» Problem statement
Return every line from the one with "cx, d_sum1, d_ctx" through the one with "es = 2 if b16 else 4", inclusive, exactly as it appears below.

*** Opening of Material shown ***

class SelfLayerFn(Function):

    @staticmethod
    def forward(ctx, x, mask, rows, plan, dyn, *p):
        b16, training, c = plan.b16, plan.training, plan.c_fwd
        (B, _heads, _d, S, _n2), _dims = plan.dims
        x = ops._contig(x)
        mask = _mask2d(mask, B, S)
        buf = c.alloc(x.device)
        base = buf.data_ptr()
        y = torch.empty_like(x) if rows is None else torch.empty((rows.numel(), x.shape[-1]), dtype=x.dtype, device=x.device)
        a = plan.new_args()
        cx = c.at(base, "ctx")
        _dyn_attn_fwd(a.attn, 0, x.data_ptr(), None, _ptr(mask), None, c.at(base, "qkv"), None, cx, None,
                      c.at(base, "lse") if training else None, None, p, (dyn[4], 0.0, dyn[5], 0), b16)
        _dyn_ffn_fwd(a.s1, c, base, cx, x.data_ptr(), y.data_ptr(), p[6:], dyn[:4], b16, training)
        if rows is not None:
            a.s1.M, a.s1.row_map, a.s1.ctx_rows = rows.numel(), rows.data_ptr(), c.at(base, "ctx_rows")
        _call(N.lib().vb_layer_fwd, a, "vb_layer_fwd")
        if training:
            ctx.save_for_backward(x, mask, buf, rows, *p)
            ctx.plan, ctx.dyn = plan, dyn
        return y

    @staticmethod
    def backward(ctx, dy):
        x, mask, buf, rows = ctx.saved_tensors[:4]
        p = ctx.saved_tensors[4:]
        plan, dyn = ctx.plan, ctx.dyn
        b16, c, t = plan.b16, plan.c_fwd, plan.c_bwd
        _adims, (M, _Hc, H, _I, _eps) = plan.dims
        dy = ops._contig(dy)
        dev = x.device
        N.ensure_deterministic(dev)
        tg = _Targets(list(p), dev)
        side, ws_stream = _side_stream_for(dev, tg)
        tbuf = t.alloc(dev)
        base, tbase = buf.data_ptr(), tbuf.data_ptr()
        dx = torch.empty_like(x)
        a = plan.new_args()
        a.training, a.wgrad_stream = 1, side
        cx, d_sum1, d_ctx = c.at(base, "ctx"), t.at(tbase, "d_sum1"), t.at(tbase, "d_ctx")
        _dyn_attn_fwd(a.attn, 0, x.data_ptr(), None, _ptr(mask), None, c.at(base, "qkv"), None, cx, None, c.at(base, "lse"), None,
                      p, (dyn[4], 0.0, dyn[5], 0), b16)
        _dyn_ffn_fwd(a.s1, c, base, cx, x.data_ptr(), c.at(base, "sum1"), p[6:], dyn[:4], b16, True)
        if rows is None:
            _dyn_ffn_bwd(a.s1, t, tbase, dy.data_ptr(), d_sum1, d_ctx, tg, 6, _ln_ws(dev, M, H, b16), dyn)
        else:
            f = a.s1
            _dyn_ffn_bwd(f, t, tbase, dy.data_ptr(), t.at(tbase, "d_sum1_rows"), t.at(tbase, "d_ctx_rows"), tg, 6,
                         _ln_ws(dev, M, H, b16), dyn)
            f.M, f.row_map, f.ctx_rows = rows.numel(), rows.data_ptr(), c.at(base, "ctx_rows")
            f.d_sum1_full, f.d_ctx_full = d_sum1, d_ctx
            f.full_ws = t.at(tbase, "full_ws")
        b = a.attn
        b.d_ctx1, b.dqkv1, b.dvec = d_ctx, t.at(tbase, "dqkv"), t.at(tbase, "dvec")
        b.dres1, b.dx1 = d_sum1, dx.data_ptr()
        _set_linear_targets(b.qkv1, tg, [0, 2, 4], [1, 3, 5])
        _call(N.lib().vb_layer_bwd, a, "vb_layer_bwd")
        if ws_stream is not None:
            for tt in (buf, tbuf, x):
                tt.record_stream(ws_stream)
        grads = tg.finish()
        return (dx, None, None, None, None) + tuple(grads)


def _bi_plan(p, adims, b16, training):
    plan = _Plan()
    plan.params, plan.b16, plan.training, plan.dims = list(p), b16, training, adims
    B, heads, d, n1, n2 = adims
    Hb = heads * d
    es = 2 if b16 else 4
    c = plan.c_fwd = _Carver()
    c.add("qkv1", B * n1 * 3 * Hb * es)
    c.add("qkv2", B * n2 * 3 * Hb * es)
    if training:
        c.add("lse1", B * heads * n2 * 4)
        c.add("lse2", B * heads * n1 * 4)
    t = plan.c_bwd = _Carver()
    t.add("dqkv1", B * n1 * 3 * Hb * es)
    t.add("dqkv2", B * n2 * 3 * Hb * es)
    t.add("dvec", B * heads * max(n1, n2) * 4)
    a = N.LayerArgs()
    a.dtype, a.training = (1 if b16 else 0), int(training)
    _static_attn(a.attn, adims, p)
    _seal(plan, a)
    return plan


class BiAttnBlockFn(Function):

    @staticmethod
    def forward(ctx, x1, x2, mask1, mask2, plan, adyn, *p):
        b16, training, c = plan.b16, plan.training, plan.c_fwd
        B, heads, d, n1, n2 = plan.dims
        Hb = heads * d
        x1, x2 = ops._contig(x1), ops._contig(x2)
        mask1, mask2 = _mask2d(mask1, B, n1), _mask2d(mask2, B, n2)
        buf = c.alloc(x1.device)
        base = buf.data_ptr()
        ctx1 = torch.empty((B, n2, Hb), dtype=x1.dtype, device=x1.device)
        ctx2 = torch.empty((B, n1, Hb), dtype=x1.dtype, device=x1.device)
        a = plan.new_args()
        _dyn_attn_fwd(a.attn, n2, x1.data_ptr(), x2.data_ptr(), _ptr(mask1), _ptr(mask2), c.at(base, "qkv1"), c.at(base, "qkv2"),
                      ctx1.data_ptr(), ctx2.data_ptr(), c.at(base, "lse1") if training else None,
                      c.at(base, "lse2") if training else None, p, adyn, b16)
        _call(N.lib().vb_layer_fwd, a, "vb_layer_fwd (co-attention block)")
        if training:
            ctx.save_for_backward(x1, x2, mask1, mask2, buf, *p)
            ctx.plan, ctx.adyn = plan, adyn
            ctx.set_materialize_grads(False)
        return ctx1, ctx2

    @staticmethod
    def backward(ctx, d1, d2):
        x1, x2, mask1, mask2, buf = ctx.saved_tensors[:5]
        p = ctx.saved_tensors[5:]
        plan, adyn = ctx.plan, ctx.adyn
        if d1 is None and d2 is None:
            return (None,) * (6 + len(p))
        b16, c, t = plan.b16, plan.c_fwd, plan.c_bwd
        B, heads, d, n1, n2 = plan.dims
        Hb = heads * d
        dev = x1.device
        d1 = ops._contig(d1) if d1 is not None else torch.zeros((B, n2, Hb), dtype=x1.dtype, device=dev)
        d2 = ops._contig(d2) if d2 is not None else torch.zeros((B, n1, Hb), dtype=x1.dtype, device=dev)
        N.ensure_deterministic(dev)
        tg = _Targets(list(p), dev)
        side, ws_stream = _side_stream_for(dev, tg)
        tbuf = t.alloc(dev)
        base, tbase = buf.data_ptr(), tbuf.data_ptr()
        dx1, dx2 = torch.empty_like(x1), torch.empty_like(x2)
        a = plan.new_args()
        a.training, a.wgrad_stream = 1, side
        _dyn_attn_fwd(a.attn, n2, x1.data_ptr(), x2.data_ptr(), _ptr(mask1), _ptr(mask2), c.at(base, "qkv1"), c.at(base, "qkv2"),
                      d1.data_ptr(), d2.data_ptr(), c.at(base, "lse1"), c.at(base, "lse2"), p, adyn, b16)
        b = a.attn
        b.d_ctx1, b.d_ctx2 = d1.data_ptr(), d2.data_ptr()
        b.dqkv1, b.dqkv2, b.dvec = t.at(tbase, "dqkv1"), t.at(tbase, "dqkv2"), t.at(tbase, "dvec")
        b.dx1, b.dx2 = dx1.data_ptr(), dx2.data_ptr()
        _set_linear_targets(b.qkv1, tg, [0, 2, 4], [1, 3, 5])
        _set_linear_targets(b.qkv2, tg, [6, 8, 10], [7, 9, 11])
        _call(N.lib().vb_layer_bwd, a, "vb_layer_bwd (co-attention block)")
        if ws_stream is not None:
            for tt in (buf, tbuf, x1, x2):
                tt.record_stream(ws_stream)
        grads = tg.finish()
        return (dx1, dx2, None, None, None, None) + tuple(grads)


def _grad_state(x_list, params):
    if not torch.is_grad_enabled():
        return "infer"
    n_req = 0
    for p in params:
        if p.requires_grad:
            n_req += 1
    if n_req == len(params):
        return "train"
    if n_req == 0 and not any(t.requires_grad for t in x_list):
        return "infer"
    return None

*** Close of Material shown ***

» Exercise answer
        cx, d_sum1, d_ctx = c.at(base, "ctx"), t.at(tbase, "d_sum1"), t.at(tbase, "d_ctx")
        _dyn_attn_fwd(a.attn, 0, x.data_ptr(), None, _ptr(mask), None, c.at(base, "qkv"), None, cx, None, c.at(base, "lse"), None,
                      p, (dyn[4], 0.0, dyn[5], 0), b16)
        _dyn_ffn_fwd(a.s1, c, base, cx, x.data_ptr(), c.at(base, "sum1"), p[6:], dyn[:4], b16, True)
        if rows is None:
            _dyn_ffn_bwd(a.s1, t, tbase, dy.data_ptr(), d_sum1, d_ctx, tg, 6, _ln_ws(dev, M, H, b16), dyn)
        else:
            f = a.s1
            _dyn_ffn_bwd(f, t, tbase, dy.data_ptr(), t.at(tbase, "d_sum1_rows"), t.at(tbase, "d_ctx_rows"), tg, 6,
                         _ln_ws(dev, M, H, b16), dyn)
            f.M, f.row_map, f.ctx_rows = rows.numel(), rows.data_ptr(), c.at(base, "ctx_rows")
            f.d_sum1_full, f.d_ctx_full = d_sum1, d_ctx
            f.full_ws = t.at(tbase, "full_ws")
        b = a.attn
        b.d_ctx1, b.dqkv1, b.dvec = d_ctx, t.at(tbase, "dqkv"), t.at(tbase, "dvec")
        b.dres1, b.dx1 = d_sum1, dx.data_ptr()
        _set_linear_targets(b.qkv1, tg, [0, 2, 4], [1, 3, 5])
        _call(N.lib().vb_layer_bwd, a, "vb_layer_bwd")
        if ws_stream is not None:
            for tt in (buf, tbuf, x):
                tt.record_stream(ws_stream)
        grads = tg.finish()
        return (dx, None, None, None, None) + tuple(grads)


def _bi_plan(p, adims, b16, training):
    plan = _Plan()
    plan.params, plan.b16, plan.training, plan.dims = list(p), b16, training, adims
    B, heads, d, n1, n2 = adims
    Hb = heads * d
    es = 2 if b16 else 4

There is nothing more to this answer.